[Saved data entries]
──────────
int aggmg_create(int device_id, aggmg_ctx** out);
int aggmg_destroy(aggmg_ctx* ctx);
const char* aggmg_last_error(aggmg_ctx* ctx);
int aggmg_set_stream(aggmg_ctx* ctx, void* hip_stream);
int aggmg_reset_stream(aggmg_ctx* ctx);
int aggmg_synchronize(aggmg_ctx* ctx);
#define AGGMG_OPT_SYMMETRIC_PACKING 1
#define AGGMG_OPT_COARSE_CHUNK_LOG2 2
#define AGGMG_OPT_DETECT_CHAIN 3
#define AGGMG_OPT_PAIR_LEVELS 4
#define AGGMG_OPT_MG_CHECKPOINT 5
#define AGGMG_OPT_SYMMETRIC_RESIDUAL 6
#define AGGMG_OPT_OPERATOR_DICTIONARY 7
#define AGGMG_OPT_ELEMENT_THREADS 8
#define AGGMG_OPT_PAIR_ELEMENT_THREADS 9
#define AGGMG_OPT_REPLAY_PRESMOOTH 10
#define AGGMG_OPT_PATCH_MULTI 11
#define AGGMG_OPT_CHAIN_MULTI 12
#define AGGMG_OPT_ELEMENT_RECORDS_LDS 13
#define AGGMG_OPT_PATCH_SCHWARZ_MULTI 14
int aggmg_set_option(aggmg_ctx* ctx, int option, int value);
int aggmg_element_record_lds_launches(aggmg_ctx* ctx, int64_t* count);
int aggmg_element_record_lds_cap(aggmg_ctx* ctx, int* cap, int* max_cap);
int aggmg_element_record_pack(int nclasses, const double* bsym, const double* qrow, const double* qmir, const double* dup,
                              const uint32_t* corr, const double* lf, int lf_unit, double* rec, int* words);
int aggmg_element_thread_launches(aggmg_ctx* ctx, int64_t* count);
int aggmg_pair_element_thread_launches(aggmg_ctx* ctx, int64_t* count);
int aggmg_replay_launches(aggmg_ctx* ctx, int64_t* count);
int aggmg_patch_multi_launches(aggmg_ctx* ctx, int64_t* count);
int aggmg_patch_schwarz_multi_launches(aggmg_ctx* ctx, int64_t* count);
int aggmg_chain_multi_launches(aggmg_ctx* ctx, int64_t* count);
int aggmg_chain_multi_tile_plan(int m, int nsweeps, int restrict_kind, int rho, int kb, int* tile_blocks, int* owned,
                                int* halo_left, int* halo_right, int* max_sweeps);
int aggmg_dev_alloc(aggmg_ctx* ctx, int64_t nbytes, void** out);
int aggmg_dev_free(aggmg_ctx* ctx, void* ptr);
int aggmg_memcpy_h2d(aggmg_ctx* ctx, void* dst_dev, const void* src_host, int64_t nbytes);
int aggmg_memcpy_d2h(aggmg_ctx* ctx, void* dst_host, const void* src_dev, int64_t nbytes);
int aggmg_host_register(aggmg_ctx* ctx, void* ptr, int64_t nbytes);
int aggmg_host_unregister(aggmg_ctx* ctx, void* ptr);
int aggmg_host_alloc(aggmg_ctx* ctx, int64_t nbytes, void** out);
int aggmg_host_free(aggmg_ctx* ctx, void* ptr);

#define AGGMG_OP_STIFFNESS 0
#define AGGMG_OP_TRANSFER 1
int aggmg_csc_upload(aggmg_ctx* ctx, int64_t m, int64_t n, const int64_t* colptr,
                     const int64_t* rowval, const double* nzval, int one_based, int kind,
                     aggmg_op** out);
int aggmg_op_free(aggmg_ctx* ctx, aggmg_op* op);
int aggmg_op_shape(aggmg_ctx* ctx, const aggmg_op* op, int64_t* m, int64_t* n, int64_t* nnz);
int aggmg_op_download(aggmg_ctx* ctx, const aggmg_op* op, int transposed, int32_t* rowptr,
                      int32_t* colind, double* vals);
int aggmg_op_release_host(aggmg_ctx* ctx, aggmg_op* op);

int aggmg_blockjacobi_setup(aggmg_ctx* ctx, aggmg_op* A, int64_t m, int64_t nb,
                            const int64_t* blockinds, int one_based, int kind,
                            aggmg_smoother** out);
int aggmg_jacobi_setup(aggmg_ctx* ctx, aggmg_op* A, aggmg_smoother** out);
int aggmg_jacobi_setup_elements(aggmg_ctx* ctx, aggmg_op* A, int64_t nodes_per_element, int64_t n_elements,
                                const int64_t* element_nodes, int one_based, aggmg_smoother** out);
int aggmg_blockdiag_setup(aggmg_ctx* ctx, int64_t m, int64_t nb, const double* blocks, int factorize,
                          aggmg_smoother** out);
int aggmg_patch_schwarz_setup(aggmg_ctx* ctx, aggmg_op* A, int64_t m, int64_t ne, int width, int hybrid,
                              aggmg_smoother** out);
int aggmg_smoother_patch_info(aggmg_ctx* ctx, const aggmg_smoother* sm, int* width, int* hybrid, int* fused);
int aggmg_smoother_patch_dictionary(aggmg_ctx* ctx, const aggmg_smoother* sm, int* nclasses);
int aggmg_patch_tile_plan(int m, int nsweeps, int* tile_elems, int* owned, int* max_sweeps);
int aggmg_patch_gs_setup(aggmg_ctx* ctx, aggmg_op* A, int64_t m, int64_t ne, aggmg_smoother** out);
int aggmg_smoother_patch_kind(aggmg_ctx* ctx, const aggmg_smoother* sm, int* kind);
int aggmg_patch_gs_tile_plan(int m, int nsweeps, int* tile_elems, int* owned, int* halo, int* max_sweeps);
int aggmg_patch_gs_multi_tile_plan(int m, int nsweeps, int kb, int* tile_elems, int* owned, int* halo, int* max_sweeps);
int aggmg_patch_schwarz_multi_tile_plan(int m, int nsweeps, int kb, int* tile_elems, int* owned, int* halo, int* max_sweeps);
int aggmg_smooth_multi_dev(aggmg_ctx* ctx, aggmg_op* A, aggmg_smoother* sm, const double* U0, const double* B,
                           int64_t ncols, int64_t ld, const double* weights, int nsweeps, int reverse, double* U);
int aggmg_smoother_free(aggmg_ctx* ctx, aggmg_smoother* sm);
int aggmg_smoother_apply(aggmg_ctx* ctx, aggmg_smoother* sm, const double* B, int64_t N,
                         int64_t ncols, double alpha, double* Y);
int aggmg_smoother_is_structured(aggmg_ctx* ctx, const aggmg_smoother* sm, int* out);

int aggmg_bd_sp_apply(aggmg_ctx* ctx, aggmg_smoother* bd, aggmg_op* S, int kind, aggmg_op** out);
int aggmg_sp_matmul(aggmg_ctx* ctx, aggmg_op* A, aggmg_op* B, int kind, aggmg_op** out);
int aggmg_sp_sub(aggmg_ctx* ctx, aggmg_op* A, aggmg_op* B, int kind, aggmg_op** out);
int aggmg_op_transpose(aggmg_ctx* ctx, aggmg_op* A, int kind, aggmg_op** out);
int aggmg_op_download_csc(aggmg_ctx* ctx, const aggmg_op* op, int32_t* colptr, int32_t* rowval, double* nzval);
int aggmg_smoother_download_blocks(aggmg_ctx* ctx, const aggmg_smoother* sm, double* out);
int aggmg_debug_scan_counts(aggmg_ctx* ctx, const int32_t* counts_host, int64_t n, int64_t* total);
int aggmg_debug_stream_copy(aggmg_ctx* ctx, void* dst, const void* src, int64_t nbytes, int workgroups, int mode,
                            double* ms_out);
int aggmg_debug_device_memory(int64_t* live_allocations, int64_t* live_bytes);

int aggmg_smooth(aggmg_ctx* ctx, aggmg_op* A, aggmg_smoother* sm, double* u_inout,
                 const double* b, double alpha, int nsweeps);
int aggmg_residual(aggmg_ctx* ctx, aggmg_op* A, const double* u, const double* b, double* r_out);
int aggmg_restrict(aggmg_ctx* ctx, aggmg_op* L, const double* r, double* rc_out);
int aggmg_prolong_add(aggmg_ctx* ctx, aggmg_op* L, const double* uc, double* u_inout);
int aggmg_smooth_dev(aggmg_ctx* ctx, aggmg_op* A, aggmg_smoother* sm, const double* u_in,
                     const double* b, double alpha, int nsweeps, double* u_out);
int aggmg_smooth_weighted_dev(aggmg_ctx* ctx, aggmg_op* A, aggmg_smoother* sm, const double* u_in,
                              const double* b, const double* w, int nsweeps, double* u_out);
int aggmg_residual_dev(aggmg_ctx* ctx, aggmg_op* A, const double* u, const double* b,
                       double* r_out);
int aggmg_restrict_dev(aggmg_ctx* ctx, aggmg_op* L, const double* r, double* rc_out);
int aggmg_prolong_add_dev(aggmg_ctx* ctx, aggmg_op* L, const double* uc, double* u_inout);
──────────
**Activity**
With the first line being the one containing "int aggmg_set_stream(aggmg_ctx* ctx, void*" and the last line the one containing "int aggmg_patch_schwarz_multi_launches(aggmg_ctx* ctx, int64_t*", transcribe exactly the lines above that fall in that range.

**Output below**
int aggmg_set_stream(aggmg_ctx* ctx, void* hip_stream);
int aggmg_reset_stream(aggmg_ctx* ctx);
int aggmg_synchronize(aggmg_ctx* ctx);
#define AGGMG_OPT_SYMMETRIC_PACKING 1
#define AGGMG_OPT_COARSE_CHUNK_LOG2 2
#define AGGMG_OPT_DETECT_CHAIN 3
#define AGGMG_OPT_PAIR_LEVELS 4
#define AGGMG_OPT_MG_CHECKPOINT 5
#define AGGMG_OPT_SYMMETRIC_RESIDUAL 6
#define AGGMG_OPT_OPERATOR_DICTIONARY 7
#define AGGMG_OPT_ELEMENT_THREADS 8
#define AGGMG_OPT_PAIR_ELEMENT_THREADS 9
#define AGGMG_OPT_REPLAY_PRESMOOTH 10
#define AGGMG_OPT_PATCH_MULTI 11
#define AGGMG_OPT_CHAIN_MULTI 12
#define AGGMG_OPT_ELEMENT_RECORDS_LDS 13
#define AGGMG_OPT_PATCH_SCHWARZ_MULTI 14
int aggmg_set_option(aggmg_ctx* ctx, int option, int value);
int aggmg_element_record_lds_launches(aggmg_ctx* ctx, int64_t* count);
int aggmg_element_record_lds_cap(aggmg_ctx* ctx, int* cap, int* max_cap);
int aggmg_element_record_pack(int nclasses, const double* bsym, const double* qrow, const double* qmir, const double* dup,
                              const uint32_t* corr, const double* lf, int lf_unit, double* rec, int* words);
int aggmg_element_thread_launches(aggmg_ctx* ctx, int64_t* count);
int aggmg_pair_element_thread_launches(aggmg_ctx* ctx, int64_t* count);
int aggmg_replay_launches(aggmg_ctx* ctx, int64_t* count);
int aggmg_patch_multi_launches(aggmg_ctx* ctx, int64_t* count);
int aggmg_patch_schwarz_multi_launches(aggmg_ctx* ctx, int64_t* count);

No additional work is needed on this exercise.